薄奚季没接,他对谢家其余人总是保持距离,偶尔显得冷漠。
谢恒习惯了,道:“小六给的。”
薄奚季瞬间就接过去了,包裹沉甸甸的,他没多余的手拆开,就干脆抱在怀里。
谢恒送完了东西,嘱咐了他两句,就策马离开。
薄奚季继续前进,走出渮阳城。
他忽然福至心灵地回过头,在高高的城楼上,他看到一道蓝色的影子。
…
三年一晃而过。
眼下的边境,已是一片平静。
只不过,文帝始终没有召回薄奚季的意思。
薄奚季也不着急,锲而不舍给谢鹤生写信,起初十几封,都没有回信,就好像那个人再也不愿意搭理他了。
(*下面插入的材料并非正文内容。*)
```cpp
extern "C" int gtos_rel_attn_bwd(int dtype, int mode, int T_, int S, int B, int H, int d,
                                 const void* q, int64_t ldq, const void* k, int64_t ldk, const void* v, int64_t ldv,
                                 const void* rel, const int* idx_q, const int* idx_k,
                                 const uint8_t* key_pad, const uint8_t* attn_mask,
                                 float scale, float p_drop, uint64_t seed,
                                 const void* o, int64_t ldo, const float* lse, const float* w,
                                 const void* d_o, int64_t lddo, const float* dw,
                                 void* dq, int64_t lddq, void* dk, int64_t lddk, void* dv, int64_t lddv,
                                 void* d_rel, int64_t ld_drel, float* pd, float* gs, void* stream) {
    AttnArgs a = {};
    Geo geo;
    int rc = fill_args(a, geo, T_, S, B, H, d, mode, scale, p_drop, seed);
    if (rc) return rc;
    a.q = q; a.k = k; a.v = v; a.ldq = ldq; a.ldk = ldk; a.ldv = ldv; a.rel = rel; a.idx_q = idx_q; a.idx_k = idx_k;
    a.key_pad = key_pad; a.attn_mask = attn_mask; a.o = const_cast<void*>(o); a.ldo = ldo;
    a.lse = const_cast<float*>(lse); a.w = const_cast<float*>(w); a.d_o = d_o; a.lddo = lddo; a.dw = dw;
    a.dq = dq; a.dk = dk; a.dv = dv; a.lddq = lddq; a.lddk = lddk; a.lddv = lddv; a.d_rel = d_rel; a.ld_drel = ld_drel; a.pd = pd; a.gs = gs;
    if (mode == 2 && d_rel && (ld_drel < 2 * d || ld_drel % 8)) return -14;
    if (dw && !w) return -13;
    if (mode == 0 && dtype == GTOS_BF16 && !geo.generic) {
        const AttnTileArgs t = tile_args(a);
        if (gtosi_attn_tile_covers(T_, S, B, H, d, t, true)) return gtosi_attn_tile_bwd(t, stream);
    }
    if (!pd || !gs) return -15;
    hipStream_t s = static_cast<hipStream_t>(stream);
    const dim3 gq(nblocks(T_, B), geo.slices), gk(nblocks(S, B), geo.slices);
    return dispatch_lh(geo.LH, [&](auto lh) {
        constexpr int LH = decltype(lh)::value;
#define GTOS_BWD(TT, GG) do { hipLaunchKernelGGL((rel_attn_bwd_q_kernel<TT, LH, GG>), gq, dim3(256), 0, s, a); \
                              hipLaunchKernelGGL((rel_attn_bwd_kv_kernel<TT, LH, GG>), gk, dim3(256), 0, s, a); } while (0)
        if (geo.generic) { if (dtype == GTOS_BF16) GTOS_BWD(bf16_t, true); else GTOS_BWD(float, true); }
        else { if (dtype == GTOS_BF16) GTOS_BWD(bf16_t, false); else GTOS_BWD(float, false); }
#undef GTOS_BWD
        GTOS_CHECK_LAUNCH();
        return 0;
    });
}

extern "C" int gtos_rel_attn_bwd_bank(int dtype, int n, int B, int H, int d,
                                      const void* q, int64_t ldq, const void* k, int64_t ldk,
                                      const void* bank, const float* gs,
                                      const int* pair_sorted, const int* chunk_type, const int* chunk_start,
                                      const int* chunk_count, const int* chunk_slot, const int* xcd_off, int nchunks,
                                      void* d_bank, int64_t ld_dbank, float* heavy, void* stream) {
    Geo geo;
    int rc = geometry(d, H, geo);
    if (rc) return rc;
    if (ld_dbank < 2 * d || ld_dbank % 8) return -14;
    if (nchunks <= 0) return 0;
    BankArgs a;
    a.q = q; a.k = k; a.ldq = ldq; a.ldk = ldk; a.bank = bank; a.gs = gs; a.pair_sorted = pair_sorted;
    a.chunk_type = chunk_type; a.chunk_start = chunk_start; a.chunk_count = chunk_count; a.chunk_slot = chunk_slot;
    a.d_bank = d_bank; a.ld_dbank = ld_dbank; a.heavy = heavy; a.nchunks = nchunks; a.T = n; a.S = n; a.B = B; a.H = H; a.d = d;
    a.xcd_off = xcd_off;
    a.hd = d / H; a.nhs = geo.nhs; a.lr = geo.lr;
    hipStream_t s = static_cast<hipStream_t>(stream);
    int grid = (nchunks + 3) / 4; if (grid > 4096) grid = 4096;
    if (xcd_off) grid = (grid + 7) / 8 * 8;
    const dim3 g2(grid, geo.slices);
    return dispatch_lh(geo.LH, [&](auto lh) {
        constexpr int LH = decltype(lh)::value;
        if (geo.generic) {
            if (dtype == GTOS_BF16) hipLaunchKernelGGL((rel_attn_bwd_bank_kernel<bf16_t, LH, true, 4>), g2, dim3(256), 0, s, a);
            else hipLaunchKernelGGL((rel_attn_bwd_bank_kernel<float, LH, true, 4>), g2, dim3(256), 0, s, a);
        } else {
            if (dtype == GTOS_BF16) hipLaunchKernelGGL((rel_attn_bwd_bank_kernel<bf16_t, LH, false, 2>), g2, dim3(256), 0, s, a);
            else hipLaunchKernelGGL((rel_attn_bwd_bank_kernel<float, LH, false, 4>), g2, dim3(256), 0, s, a);
        }
        GTOS_CHECK_LAUNCH();
        return 0;
    });
}

GTOS_SEED_EPOCH_SETTER(rel_attn)
```

Baseline: 857.4.

## Add software-pipelined bf16 relation-bank backward kernel with staged atomics

Adds a new backward kernel for the relation bank gradient. It double-buffers the per-pair k/q/score loads across rows so memory latency overlaps the FMA accumulation, and prefetches chunk metadata and pair ids two chunks ahead. Address arithmetic uses 24-bit multiplies, guarded by a host-side size check. Heavy-slot atomics go through LDS staging so each element gets one atomic per wave instead of one per lane group. This adds register and LDS pressure and code complexity, and is enabled by default for non-generic bf16 shapes with an environment opt-out.

```diff
diff --git a/gtos_amd/csrc/rel_attn.hip b/gtos_amd/csrc/rel_attn.hip
--- a/gtos_amd/csrc/rel_attn.hip
+++ b/gtos_amd/csrc/rel_attn.hip
@@ -557,6 +557,124 @@
     }
 }
 
+template <typename T, int LH, int NP>
+__global__ __launch_bounds__(256, 4) void rel_attn_bwd_bank_pipe_kernel(BankArgs a) {
+    __shared__ float stage[4][2 * 512];
+    const int lane = threadIdx.x & 63;
+    const LaneMap lm = lane_map<LH, false>(a.d, a.H, a.hd, a.nhs, a.lr, lane);
+    const int d = a.d, LR = lm.LR, G = 64 / LR, g = lm.g, c = lm.c, h = lm.h;
+    const int per = NP * G;
+    struct Meta { int t, start, cnt, slot; };
+    struct Rows { Raw8<T> rk[NP], rq[NP]; float gsc[NP]; };
+    int lo = 0, hi = a.nchunks, stride = gridDim.x * 4, first = blockIdx.x * 4;
+    if (a.xcd_off) {
+        const int x = blockIdx.x & 7;
+        lo = a.xcd_off[x]; hi = a.xcd_off[x + 1];
+        stride = (gridDim.x >> 3) * 4; first = lo + (blockIdx.x >> 3) * 4;
+    }
+    const int last = hi - 1;
+    auto load_meta = [&](int ch) {
+        const int cc = ch < last ? ch : last;
+        Meta m;
+        m.t = a.chunk_type[cc]; m.start = a.chunk_start[cc]; m.cnt = a.chunk_count[cc]; m.slot = a.chunk_slot[cc];
+        return m;
+    };
+    auto uni = [](const Meta& m) {
+        Meta u;
+        u.t = __builtin_amdgcn_readfirstlane(m.t); u.start = __builtin_amdgcn_readfirstlane(m.start);
+        u.cnt = __builtin_amdgcn_readfirstlane(m.cnt); u.slot = __builtin_amdgcn_readfirstlane(m.slot);
+        return u;
+    };
+    auto load_pids = [&](const Meta& m) { return lane < min(m.cnt, 64) ? a.pair_sorted[m.start + lane] : 0; };
+    const char* const qb = static_cast<const char*>(a.q);
+    const char* const kb = static_cast<const char*>(a.k);
+    const char* const gb = reinterpret_cast<const char*>(a.gs);
+    const uint32_t qrow = (uint32_t)a.ldq * sizeof(T), krow = (uint32_t)a.ldk * sizeof(T), hrow = a.H * 4, cb = c * sizeof(T), hb = h * 4;
+    auto mad24 = [](uint32_t x, uint32_t y, uint32_t z) { return __umul24(x, y) + z; };
+    int ch = first + (threadIdx.x >> 6);
+    if (ch >= hi) return;
+    Meta m1 = uni(load_meta(ch)), m2v = load_meta(ch + stride);
+    int pid1 = load_pids(m1);
+    for (; ch < hi; ch += stride) {
+        const Meta m2 = uni(m2v);
+        const int pid2 = load_pids(m2);
+        Raw8<T> rRA, rRB;
+        {
+            const T* bp = static_cast<const T*>(a.bank) + (int64_t)m1.t * (2 * d) + c;
+            rRA.load(bp); rRB.load(bp + d);
+        }
+        m2v = load_meta(ch + 2 * stride);
+        const int cnt = m1.cnt, pend = m1.start + cnt - 1;
+        float da[8] = {0, 0, 0, 0, 0, 0, 0, 0}, db[8] = {0, 0, 0, 0, 0, 0, 0, 0}, gsum = 0.f;
+        int my_pid = pid1;
+        for (int sb = 0; sb < cnt; sb += 64) {
+            const int nb = min(64, cnt - sb), R = (nb + per - 1) / per;
+            const int nxt_pid = a.pair_sorted[min(m1.start + sb + 64 + lane, pend)];
+            auto issue = [&](Rows& w, int r) {
+#pragma unroll
+                for (int u = 0; u < NP; ++u) {
+                    const int p = r * per + u * G + g;
+                    const int pid = __shfl(my_pid, p < nb ? p : 0);
+                    const uint32_t b = (uint32_t)pid % (uint32_t)a.B, ji = (uint32_t)pid / (uint32_t)a.B, i = ji % (uint32_t)a.T, j = ji / (uint32_t)a.T;
+                    w.gsc[u] = *reinterpret_cast<const float*>(gb + mad24(mad24(mad24(i, a.S, j), a.B, b), hrow, hb));
+                    w.rk[u].load(reinterpret_cast<const T*>(kb + mad24(mad24(j, a.B, b), krow, cb)));
+                    w.rq[u].load(reinterpret_cast<const T*>(qb + mad24(mad24(i, a.B, b), qrow, cb)));
+                }
+                __builtin_amdgcn_sched_barrier(0);
+            };
+            auto consume = [&](const Rows& w, int r) {
+#pragma unroll
+                for (int u = 0; u < NP; ++u) {
+                    float kf[8], qf[8];
+                    w.rk[u].get(kf); w.rq[u].get(qf);
+                    const float gv = r * per + u * G + g < nb ? w.gsc[u] : 0.f;
+                    gsum += gv;
+#pragma unroll
+                    for (int e = 0; e < 8; ++e) { da[e] = fmaf(gv, kf[e], da[e]); db[e] = fmaf(gv, qf[e], db[e]); }
+                }
+#pragma unroll
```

就这样过了一年,薄奚季忽然负了伤,肠子都流出来了,还在一边吐血一边笑。
阿翁给他缝伤口,忍不住批评他:“殿下笑什么?您分明能躲得开,老奴都教过的。”
薄奚季只是道:“他会理我了。”
不出他所料。
那封带着血的书信一送往渮阳,立刻就有了回应。
甚至比薄奚季想的,还要让人惊喜。
快马加鞭之中,尘土飞扬。
送来回信的青年气质出众,长发挽在脑后,像鸟的羽翼,在边关风沙中飞舞。
蓝色的鸟,飞进了薄奚季心里。
——谢鹤生,亲自来了。
他一下马,薄奚季就踉踉跄跄迎了上去,阿翁在他身后呛咳出声:演得真像那么回事。
谢鹤生果然心软了,扶住薄奚季,眼眶湿润:“你的伤怎么样了?还疼么?”
“不疼了,”薄奚季道,紧紧握着谢鹤生的手,“谢郎,我好想你。不生我气了,好不好?”
谢鹤生盯着他看了一会,那眼神先是凶巴巴的,但只持续了不到瞬息,他就没好气地锤了一下薄奚季的胸口:“本公子可不是那么小气的人。”
薄奚季就笑:“我就知道谢郎胸怀宽广。”
薄奚季牵着手把人带回了营帐,一路上嘘声不断,都是将士们在伸长脖子围观。
桓王是文帝钦点的巡西大将军,军帐自然相对最大,可惜只有一张床。
薄奚季给谢鹤生倒水,没倒到一半,忽的被人摁在了原地。
一年足够发生许多事情。
比如薄奚季又长高了。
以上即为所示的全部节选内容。